# Zokrates/ZoKrates

Measured on NVIDIA H100. Metric: groth16_constraints_per_sec, higher is better.
Workload: dtype u256-montgomery

## Files before the change

zokrates_b200/csrc/ntt_tile.cuh:

```cuda
#pragma once
#include "ntt.cuh"
#include "rt.cuh"

#if !defined(ZKB_EMU)
namespace zkb {

static constexpr uint32_t NTT2_PLANE = NTT_TILE;
static constexpr uint32_t NTT2_SMEM = (2 * NTT2_PLANE + 2 * 512) * 16;

__device__ __forceinline__ uint32_t ntt2_slot(uint32_t pos) {
  const uint32_t x = ((pos >> 3) & 1u) * 2u ^ ((pos >> 4) & 1u) * 5u ^ ((pos >> 5) & 1u) * 6u;
  return pos ^ x;
}
__device__ __forceinline__ uint32_t ntt2_wslot(uint32_t wi) {
  const uint32_t x = ((wi >> 3) & 1u) * 3u ^ ((wi >> 4) & 1u) * 6u ^ ((wi >> 5) & 1u) * 7u ^ ((wi >> 6) & 1u) * 5u ^ ((wi >> 7) & 1u) * 1u ^
                     ((wi >> 8) & 1u) * 2u;
  return wi ^ x;
}

template <class Fr>
__device__ __forceinline__ Fr ntt2_ld(const uint4* lo, const uint4* hi, uint32_t slot) {
  static_assert(sizeof(Fr) == 32, "two 16-byte halves");
  Fr r;
  uint4 a = lo[slot], b = hi[slot];
  r.v[0] = a.x; r.v[1] = a.y; r.v[2] = a.z; r.v[3] = a.w;
  r.v[4] = b.x; r.v[5] = b.y; r.v[6] = b.z; r.v[7] = b.w;
  return r;
}
template <class Fr>
__device__ __forceinline__ void ntt2_st(uint4* lo, uint4* hi, uint32_t slot, const Fr& r) {
  lo[slot] = make_uint4(r.v[0], r.v[1], r.v[2], r.v[3]);
  hi[slot] = make_uint4(r.v[4], r.v[5], r.v[6], r.v[7]);
}
template <class Fr>
__device__ __forceinline__ Fr ntt2_ldg(const Fr* p) {
  const uint4 a = __ldg((const uint4*)p), b = __ldg((const uint4*)p + 1);
  Fr r;
  r.v[0] = a.x; r.v[1] = a.y; r.v[2] = a.z; r.v[3] = a.w;
  r.v[4] = b.x; r.v[5] = b.y; r.v[6] = b.z; r.v[7] = b.w;
  return r;
}
__device__ __forceinline__ void ntt2_cp_async16(void* smem_dst, const void* gmem_src) {
  const uint32_t s = (uint32_t)__cvta_generic_to_shared(smem_dst);
  asm volatile("cp.async.cg.shared.global [%0], [%1], 16;" ::"r"(s), "l"(gmem_src) : "memory");
}
__device__ __forceinline__ void ntt2_cp_async_wait() { asm volatile("cp.async.wait_all;" ::: "memory"); }

template <class Fr>
__device__ __forceinline__ Fr ntt2_factor(const Fr* tw, const NttPass& ps, uint32_t low, uint32_t j_local) {
  const uint32_t k1 = __brev(j_local) >> (32 - ps.S);
  const uint32_t e = (low * k1) << (ps.log_n - ps.lo_bit - ps.S);
  const uint32_t half = 1u << (ps.log_n - 1);
  Fr f = ntt2_ldg<Fr>(tw + (e & (half - 1)));
  return (e & half) ? Fr::neg(f) : f;
}

template <class Fr, bool DIT, int K>
__device__ __forceinline__ void ntt2_stages(Fr* __restrict__ x, const Fr* __restrict__ tw, const Fr* __restrict__ scale, const NttPass& ps, uint4* dlo, uint4* dhi, const uint4* wlo,
                                            const uint4* whi, uint32_t tile, uint32_t done, bool first, bool last) {
  constexpr uint32_t R = 1u << K;
  const uint32_t G = NTT_TILE >> ps.S;
  const uint32_t lg_hmin = DIT ? done : ps.S - done - K;
  const uint32_t hmin = 1u << lg_hmin;
  const uint32_t per_group = (1u << ps.S) >> K;
  uint32_t low_base = 0;
  if (ps.lo_bit) low_base = (tile % ((1u << ps.lo_bit) / G)) * G;
  for (uint32_t tt = threadIdx.x; tt < (NTT_TILE >> K); tt += NTT_BLOCK) {
    uint32_t g, jj;
    if (ps.lo_bit) { g = tt % G; jj = tt / G; } else { jj = tt % per_group; g = tt / per_group; }
    const uint32_t off = jj & (hmin - 1), blk = jj >> lg_hmin;
    const uint32_t j0 = (blk << (lg_hmin + K)) | off;
    const uint32_t low = ps.lo_bit ? low_base + g : 0;
    Fr e[R];
#pragma unroll
    for (uint32_t m = 0; m < R; m++) {
      const uint32_t j = j0 + m * hmin;
      e[m] = ntt2_ld<Fr>(dlo, dhi, ntt2_slot(ps.lo_bit ? j * G + g : (g << ps.S) + j));
    }
    if (DIT && first) {
      if (ps.lo_bit) {
#pragma unroll
        for (uint32_t m = 0; m < R; m++) if (low) e[m] = Fr::mul(e[m], ntt2_factor<Fr>(tw, ps, low, j0 + m * hmin));
      } else if (scale) {
#pragma unroll
        for (uint32_t m = 0; m < R; m++) {
          uint32_t jd, lw;
          const uint32_t gi = ntt_tile_global(ps, tile, (g << ps.S) + j0 + m * hmin, &jd, &lw);
          e[m] = Fr::mul(e[m], ntt2_ldg<Fr>(scale + bitrev32(gi, ps.log_n)));
        }
      }
    }
    const bool dif_factor = !DIT && last && ps.lo_bit && low;
#pragma unroll
    for (int q = 0; q < K; q++) {
      const uint32_t hm = DIT ? (1u << q) : (1u << (K - 1 - q));
      const uint32_t lg_hl = lg_hmin + (DIT ? q : K - 1 - q);
#pragma unroll
      for (uint32_t m = 0; m < R; m++) {
        if (m & hm) continue;
        const uint32_t imod = off + (m & (hm - 1)) * hmin;
        const uint32_t wi = imod << (9 - lg_hl);
        Fr u = e[m];
        if (DIT) {
          Fr v = wi ? Fr::mul(e[m + hm], ntt2_ld<Fr>(wlo, whi, ntt2_wslot(wi))) : e[m + hm];
          e[m] = Fr::add(u, v);
          e[m + hm] = Fr::sub(u, v);
        } else {
          Fr v = e[m + hm];
          e[m] = Fr::add(u, v);
          Fr d = Fr::sub(u, v);
          e[m + hm] = wi ? Fr::mul(d, ntt2_ld<Fr>(wlo, whi, ntt2_wslot(wi))) : d;
        }
      }
    }
    if (dif_factor) {
#pragma unroll
      for (uint32_t m = 0; m < R; m++) e[m] = Fr::mul(e[m], ntt2_factor<Fr>(tw, ps, low, j0 + m * hmin));
    }
#pragma unroll
    for (uint32_t m = 0; m < R; m++) {
      const uint32_t j = j0 + m * hmin;
      const uint32_t pos = ps.lo_bit ? j * G + g : (g << ps.S) + j;
      if (last) {
        uint32_t jd, lw;
        x[ntt_tile_global(ps, tile, pos, &jd, &lw)] = e[m];
      } else {
        ntt2_st<Fr>(dlo, dhi, ntt2_slot(pos), e[m]);
      }
    }
  }
}

template <class Fr, bool DIT>
__global__ void __launch_bounds__(NTT_BLOCK, 4) zkb_ntt_tile2(Fr* x_all, const Fr* tw, const Fr* scale, NttPass ps, uint32_t tiles) {
  extern __shared__ uint4 ntt2_smem[];
  uint4* dlo = ntt2_smem;
  uint4* dhi = dlo + NTT2_PLANE;
  uint4* wlo = dhi + NTT2_PLANE;
  uint4* whi = wlo + 512;
  {
    const uint32_t stride = 1u << (ps.log_n - NTT_TILE_LOG);
    for (uint32_t k = threadIdx.x; k < 512; k += NTT_BLOCK) {
      const uint4* src = (const uint4*)(tw + (size_t)k * stride);
      wlo[ntt2_wslot(k)] = src[0];
      whi[ntt2_wslot(k)] = src[1];
    }
  }
  const uint32_t lg_tpv = ps.log_n - NTT_TILE_LOG;
  for (uint32_t bt = blockIdx.x; bt < tiles; bt += gridDim.x) {
    Fr* x = x_all + ((size_t)(bt >> lg_tpv) << ps.log_n);
    const uint32_t tile = bt & ((1u << lg_tpv) - 1u);
    __syncthreads();
    for (uint32_t k = 0; k < NTT_TILE / NTT_BLOCK; k++) {
      const uint32_t e = threadIdx.x + k * NTT_BLOCK;
      uint32_t j, low;
      const uint4* src = (const uint4*)(x + ntt_tile_global(ps, tile, e, &j, &low));
      const uint32_t slot = ntt2_slot(e);
      ntt2_cp_async16(dlo + slot, src);
      ntt2_cp_async16(dhi + slot, src + 1);
    }
    ntt2_cp_async_wait();
    __syncthreads();
    uint32_t done = 0;
    for (uint32_t p = 0; p < ps.nk; p++) {
      const bool first = p == 0, last = p + 1 == ps.nk;
      switch (ps.K[p]) {
        case 3: ntt2_stages<Fr, DIT, 3>(x, tw, scale, ps, dlo, dhi, wlo, whi, tile, done, first, last); break;
        case 2: ntt2_stages<Fr, DIT, 2>(x, tw, scale, ps, dlo, dhi, wlo, whi, tile, done, first, last); break;
        default: ntt2_stages<Fr, DIT, 1>(x, tw, scale, ps, dlo, dhi, wlo, whi, tile, done, first, last); break;
      }
      done += ps.K[p];
      if (!last) __syncthreads();
    }
  }
}

template <class Fr, bool DIT>
inline void launch_ntt_tile2(Stream st, Fr* x, const Fr* tw, const Fr* scale, const NttPass& ps, size_t tiles, int sm_count) {
  static bool configured = false;
  if (!configured) {
    ZKB_CUDA(cudaFuncSetAttribute(zkb_ntt_tile2<Fr, DIT>, cudaFuncAttributeMaxDynamicSharedMemorySize, (int)NTT2_SMEM));
    configured = true;
  }
  launch_counter()++;
  const size_t resident = (size_t)sm_count * 4;
  const unsigned grid = (unsigned)(tiles < resident ? tiles : resident);
  zkb_ntt_tile2<Fr, DIT><<<grid, NTT_BLOCK, NTT2_SMEM, st.s>>>(x, tw, scale, ps, (uint32_t)tiles);
  ZKB_CUDA(cudaGetLastError());
}

}
#endif
```

Before: 52.08 million.

## Double-buffer NTT tile loads and restructure tile kernel into fixed radix-4 phases

The tile NTT kernel now double-buffers the data tile in shared memory, issuing cp.async loads for the next tile while the current one is processed. Each thread handles a fixed unrolled set of butterflies with block size NTT_TILE/4, and the pass schedule is hard-coded as radix-4 phases plus one radix-2 phase when the stage count is odd. Index math moves to shifts, the bank swizzle changes, and twiddle factors are applied one element at a time to limit register pressure. The cost is double the shared memory and fewer resident blocks per SM (2 instead of 4), and passes with fewer than 3 stages are now rejected.

```diff
diff --git a/zokrates_b200/csrc/ntt_tile.cuh b/zokrates_b200/csrc/ntt_tile.cuh
--- a/zokrates_b200/csrc/ntt_tile.cuh
+++ b/zokrates_b200/csrc/ntt_tile.cuh
@@ -6,10 +6,11 @@
 namespace zkb {
 
 static constexpr uint32_t NTT2_PLANE = NTT_TILE;
-static constexpr uint32_t NTT2_SMEM = (2 * NTT2_PLANE + 2 * 512) * 16;
+static constexpr uint32_t NTT2_THREADS = NTT_TILE >> 2;
+static constexpr uint32_t NTT2_SMEM = (2 * 2 * NTT2_PLANE + 2 * 512) * 16;
 
 __device__ __forceinline__ uint32_t ntt2_slot(uint32_t pos) {
-  const uint32_t x = ((pos >> 3) & 1u) * 2u ^ ((pos >> 4) & 1u) * 5u ^ ((pos >> 5) & 1u) * 6u;
+  const uint32_t x = ((pos >> 3) & 1u) * 3u ^ ((pos >> 4) & 1u) * 5u;
   return pos ^ x;
 }
 __device__ __forceinline__ uint32_t ntt2_wslot(uint32_t wi) {
@@ -55,42 +56,56 @@
   return (e & half) ? Fr::neg(f) : f;
 }
 
-template <class Fr, bool DIT, int K>
-__device__ __forceinline__ void ntt2_stages(Fr* __restrict__ x, const Fr* __restrict__ tw, const Fr* __restrict__ scale, const NttPass& ps, uint4* dlo, uint4* dhi, const uint4* wlo,
-                                            const uint4* whi, uint32_t tile, uint32_t done, bool first, bool last) {
+__device__ __forceinline__ uint32_t ntt2_global(const NttPass& ps, uint32_t tile, uint32_t e) {
+  if (ps.lo_bit == 0) return (tile << NTT_TILE_LOG) | e;
+  const uint32_t lg_g = NTT_TILE_LOG - ps.S, lg_per_hi = ps.lo_bit - lg_g;
+  const uint32_t lb = tile & ((1u << lg_per_hi) - 1u);
+  return ((tile >> lg_per_hi) << (ps.lo_bit + ps.S)) | ((e >> lg_g) << ps.lo_bit) | (lb << lg_g) | (e & ((1u << lg_g) - 1u));
+}
+
+extern __shared__ uint4 ntt2_smem[];
+static constexpr uint32_t NTT2_WHI = 512, NTT2_DATA = 1024;
+
+template <class Fr, bool DIT, int K, bool FIRST, bool LAST>
+__device__ __forceinline__ void ntt2_stages(Fr* x_all, const Fr* tw, const Fr* scale, const NttPass& ps,
+                                            uint32_t dbuf, uint32_t bt, uint32_t thread, uint32_t done) {
   constexpr uint32_t R = 1u << K;
-  const uint32_t G = NTT_TILE >> ps.S;
+  const uint32_t lg_tpv = ps.log_n - NTT_TILE_LOG;
+  const uint32_t tile = bt & ((1u << lg_tpv) - 1u);
+  uint4* dlo = ntt2_smem + dbuf;
+  uint4* dhi = dlo + NTT2_PLANE;
+  const uint4* wlo = ntt2_smem;
+  const uint4* whi = ntt2_smem + NTT2_WHI;
+  const uint32_t lg_g = NTT_TILE_LOG - ps.S;
   const uint32_t lg_hmin = DIT ? done : ps.S - done - K;
   const uint32_t hmin = 1u << lg_hmin;
-  const uint32_t per_group = (1u << ps.S) >> K;
+  const uint32_t lg_pg = ps.S - K;
   uint32_t low_base = 0;
-  if (ps.lo_bit) low_base = (tile % ((1u << ps.lo_bit) / G)) * G;
-  for (uint32_t tt = threadIdx.x; tt < (NTT_TILE >> K); tt += NTT_BLOCK) {
+  if (ps.lo_bit) low_base = (tile & ((1u << (ps.lo_bit - lg_g)) - 1u)) << lg_g;
+#pragma unroll
+  for (uint32_t i = 0; i < (NTT_TILE >> K) / NTT2_THREADS; i++) {
+    const uint32_t tt = thread + i * NTT2_THREADS;
     uint32_t g, jj;
-    if (ps.lo_bit) { g = tt % G; jj = tt / G; } else { jj = tt % per_group; g = tt / per_group; }
+    if (ps.lo_bit) { g = tt & ((1u << lg_g) - 1u); jj = tt >> lg_g; } else { jj = tt & ((1u << lg_pg) - 1u); g = tt >> lg_pg; }
     const uint32_t off = jj & (hmin - 1), blk = jj >> lg_hmin;
     const uint32_t j0 = (blk << (lg_hmin + K)) | off;
     const uint32_t low = ps.lo_bit ? low_base + g : 0;
+    const uint32_t pos0 = ps.lo_bit ? (j0 << lg_g) + g : (g << ps.S) + j0;
+    const uint32_t lg_pstep = ps.lo_bit ? lg_hmin + lg_g : lg_hmin;
     Fr e[R];
 #pragma unroll
-    for (uint32_t m = 0; m < R; m++) {
-      const uint32_t j = j0 + m * hmin;
-      e[m] = ntt2_ld<Fr>(dlo, dhi, ntt2_slot(ps.lo_bit ? j * G + g : (g << ps.S) + j));
-    }
-    if (DIT && first) {
-      if (ps.lo_bit) {
-#pragma unroll
-        for (uint32_t m = 0; m < R; m++) if (low) e[m] = Fr::mul(e[m], ntt2_factor<Fr>(tw, ps, low, j0 + m * hmin));
-      } else if (scale) {
-#pragma unroll
-        for (uint32_t m = 0; m < R; m++) {
-          uint32_t jd, lw;
-          const uint32_t gi = ntt_tile_global(ps, tile, (g << ps.S) + j0 + m * hmin, &jd, &lw);
-          e[m] = Fr::mul(e[m], ntt2_ldg<Fr>(scale + bitrev32(gi, ps.log_n)));
-        }
-      }
-    }
-    const bool dif_factor = !DIT && last && ps.lo_bit && low;
+    for (uint32_t m = 0; m < R; m++) e[m] = ntt2_ld<Fr>(dlo, dhi, ntt2_slot(pos0 + (m << lg_pstep)));
+    if (DIT && FIRST && (ps.lo_bit ? low != 0 : scale != nullptr)) {
+#pragma unroll 1
+      for (uint32_t m = 0; m < R; m++) {
+        const Fr f = ps.lo_bit ? ntt2_factor<Fr>(tw, ps, low, j0 + m * hmin)
+                               : ntt2_ldg<Fr>(scale + bitrev32(ntt2_global(ps, tile, pos0 + (m << lg_pstep)), ps.log_n));
+        const Fr t = Fr::mul(e[0], f);
+#pragma unroll
+        for (uint32_t r = 0; r + 1 < R; r++) e[r] = e[r + 1];
+        e[R - 1] = t;
+      }
+    }
 #pragma unroll
     for (int q = 0; q < K; q++) {
       const uint32_t hm = DIT ? (1u << q) : (1u << (K - 1 - q));
@@ -113,65 +128,73 @@
         }
       }
     }
-    if (dif_factor) {
-#pragma unroll
-      for (uint32_t m = 0; m < R; m++) e[m] = Fr::mul(e[m], ntt2_factor<Fr>(tw, ps, low, j0 + m * hmin));
-    }
-#pragma unroll
-    for (uint32_t m = 0; m < R; m++) {
-      const uint32_t j = j0 + m * hmin;
-      const uint32_t pos = ps.lo_bit ? j * G + g : (g << ps.S) + j;
-      if (last) {
-        uint32_t jd, lw;
-        x[ntt_tile_global(ps, tile, pos, &jd, &lw)] = e[m];
-      } else {
-        ntt2_st<Fr>(dlo, dhi, ntt2_slot(pos), e[m]);
-      }
-    }
+    if (!DIT && LAST && low) {
+#pragma unroll 1
+      for (uint32_t m = 0; m < R; m++) {
+        x_all[((size_t)(bt >> lg_tpv) << ps.log_n) + ntt2_global(ps, tile, pos0 + (m << lg_pstep))] =
+            Fr::mul(e[0], ntt2_factor<Fr>(tw, ps, low, j0 + m * hmin));
+#pragma unroll
+        for (uint32_t r = 0; r + 1 < R; r++) e[r] = e[r + 1];
+      }
+    } else {
+#pragma unroll
+      for (uint32_t m = 0; m < R; m++) {
+        const uint32_t pos = pos0 + (m << lg_pstep);
+        if (LAST) x_all[((size_t)(bt >> lg_tpv) << ps.log_n) + ntt2_global(ps, tile, pos)] = e[m];
+        else ntt2_st<Fr>(dlo, dhi, ntt2_slot(pos), e[m]);
+      }
+    }
+  }
+}
+
+__device__ __forceinline__ uint32_t ntt2_phases(uint32_t S) { return (S + 1) >> 1; }
+
+template <class Fr>
+__device__ __forceinline__ void ntt2_load_tile(Fr* x_all, const NttPass& ps, uint32_t bt, uint32_t dbuf, uint32_t thread) {
+  const uint32_t lg_tpv = ps.log_n - NTT_TILE_LOG;
+  const Fr* x = x_all + ((size_t)(bt >> lg_tpv) << ps.log_n);
+  const uint32_t tile = bt & ((1u << lg_tpv) - 1u);
+#pragma unroll
+  for (uint32_t k = 0; k < NTT_TILE / NTT2_THREADS; k++) {
+    const uint32_t e = thread + k * NTT2_THREADS;
+    const uint4* src = (const uint4*)(x + ntt2_global(ps, tile, e));
+    const uint32_t slot = dbuf + ntt2_slot(e);
+    ntt2_cp_async16(ntt2_smem + slot, src);
+    ntt2_cp_async16(ntt2_smem + slot + NTT2_PLANE, src + 1);
   }
 }
 
 template <class Fr, bool DIT>
-__global__ void __launch_bounds__(NTT_BLOCK, 4) zkb_ntt_tile2(Fr* x_all, const Fr* tw, const Fr* scale, NttPass ps, uint32_t tiles) {
-  extern __shared__ uint4 ntt2_smem[];
-  uint4* dlo = ntt2_smem;
-  uint4* dhi = dlo + NTT2_PLANE;
-  uint4* wlo = dhi + NTT2_PLANE;
-  uint4* whi = wlo + 512;
+__global__ void __launch_bounds__(NTT2_THREADS, 2) zkb_ntt_tile2(Fr* x_all, const Fr* tw, const Fr* scale, NttPass ps, uint32_t tiles) {
+  const uint32_t thread = threadIdx.x;
+  uint32_t bt = blockIdx.x;
+  ntt2_load_tile<Fr>(x_all, ps, bt, NTT2_DATA, thread);
   {
-    const uint32_t stride = 1u << (ps.log_n - NTT_TILE_LOG);
-    for (uint32_t k = threadIdx.x; k < 512; k += NTT_BLOCK) {
-      const uint4* src = (const uint4*)(tw + (size_t)k * stride);
-      wlo[ntt2_wslot(k)] = src[0];
-      whi[ntt2_wslot(k)] = src[1];
-    }
-  }
-  const uint32_t lg_tpv = ps.log_n - NTT_TILE_LOG;
-  for (uint32_t bt = blockIdx.x; bt < tiles; bt += gridDim.x) {
-    Fr* x = x_all + ((size_t)(bt >> lg_tpv) << ps.log_n);
-    const uint32_t tile = bt & ((1u << lg_tpv) - 1u);
-    __syncthreads();
-    for (uint32_t k = 0; k < NTT_TILE / NTT_BLOCK; k++) {
-      const uint32_t e = threadIdx.x + k * NTT_BLOCK;
-      uint32_t j, low;
-      const uint4* src = (const uint4*)(x + ntt_tile_global(ps, tile, e, &j, &low));
-      const uint32_t slot = ntt2_slot(e);
-      ntt2_cp_async16(dlo + slot, src);
-      ntt2_cp_async16(dhi + slot, src + 1);
-    }
+    const uint32_t tstride = 1u << (ps.log_n - NTT_TILE_LOG);
+    for (uint32_t k = thread; k < 512; k += NTT2_THREADS) {
+      const uint4* src = (const uint4*)(tw + (size_t)k * tstride);
+      ntt2_smem[ntt2_wslot(k)] = src[0];
+      ntt2_smem[NTT2_WHI + ntt2_wslot(k)] = src[1];
+    }
+  }
+  const uint32_t nk = ntt2_phases(ps.S);
+  for (uint32_t cur = 0; bt < tiles; bt += gridDim.x, cur ^= 1u) {
+    const uint32_t dbuf = NTT2_DATA + cur * (2 * NTT2_PLANE);
     ntt2_cp_async_wait();
     __syncthreads();
-    uint32_t done = 0;
-    for (uint32_t p = 0; p < ps.nk; p++) {
-      const bool first = p == 0, last = p + 1 == ps.nk;
-      switch (ps.K[p]) {
-        case 3: ntt2_stages<Fr, DIT, 3>(x, tw, scale, ps, dlo, dhi, wlo, whi, tile, done, first, last); break;
-        case 2: ntt2_stages<Fr, DIT, 2>(x, tw, scale, ps, dlo, dhi, wlo, whi, tile, done, first, last); break;
-        default: ntt2_stages<Fr, DIT, 1>(x, tw, scale, ps, dlo, dhi, wlo, whi, tile, done, first, last); break;
-      }
-      done += ps.K[p];
-      if (!last) __syncthreads();
-    }
+    if (bt + gridDim.x < tiles)
+      ntt2_load_tile<Fr>(x_all, ps, bt + gridDim.x, NTT2_DATA + (cur ^ 1u) * (2 * NTT2_PLANE), thread);
+    const bool odd = ps.S & 1u;
+    if (DIT && odd) ntt2_stages<Fr, DIT, 1, true, false>(x_all, tw, scale, ps, dbuf, bt, thread, 0);
+    else ntt2_stages<Fr, DIT, 2, true, false>(x_all, tw, scale, ps, dbuf, bt, thread, 0);
+    uint32_t done = (DIT && odd) ? 1 : 2;
+    for (uint32_t p = 1; p + 1 < nk; p++, done += 2) {
+      __syncthreads();
+      ntt2_stages<Fr, DIT, 2, false, false>(x_all, tw, scale, ps, dbuf, bt, thread, done);
+    }
+    __syncthreads();
+    if (!DIT && odd) ntt2_stages<Fr, DIT, 1, false, true>(x_all, tw, scale, ps, dbuf, bt, thread, done);
+    else ntt2_stages<Fr, DIT, 2, false, true>(x_all, tw, scale, ps, dbuf, bt, thread, done);
   }
 }
 
@@ -182,10 +205,11 @@
     ZKB_CUDA(cudaFuncSetAttribute(zkb_ntt_tile2<Fr, DIT>, cudaFuncAttributeMaxDynamicSharedMemorySize, (int)NTT2_SMEM));
     configured = true;
   }
+  if (ps.S < 3) throw Error(ZKB_E_INTERNAL, "tile pass of fewer than 3 stages");
   launch_counter()++;
-  const size_t resident = (size_t)sm_count * 4;
+  const size_t resident = 2 * (size_t)sm_count;
   const unsigned grid = (unsigned)(tiles < resident ? tiles : resident);
-  zkb_ntt_tile2<Fr, DIT><<<grid, NTT_BLOCK, NTT2_SMEM, st.s>>>(x, tw, scale, ps, (uint32_t)tiles);
+  zkb_ntt_tile2<Fr, DIT><<<grid, NTT2_THREADS, NTT2_SMEM, st.s>>>(x, tw, scale, ps, (uint32_t)tiles);
   ZKB_CUDA(cudaGetLastError());
 }
 
```

Result: faster. 53.13 million, median of 6 (+2.0%).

::::

## What the task asks
Scan the listing above and copy all lines containing the word "gridDim".

## Your solution
  for (uint32_t bt = blockIdx.x; bt < tiles; bt += gridDim.x) {
-  for (uint32_t bt = blockIdx.x; bt < tiles; bt += gridDim.x) {
+  for (uint32_t cur = 0; bt < tiles; bt += gridDim.x, cur ^= 1u) {
+    if (bt + gridDim.x < tiles)
+      ntt2_load_tile<Fr>(x_all, ps, bt + gridDim.x, NTT2_DATA + (cur ^ 1u) * (2 * NTT2_PLANE), thread);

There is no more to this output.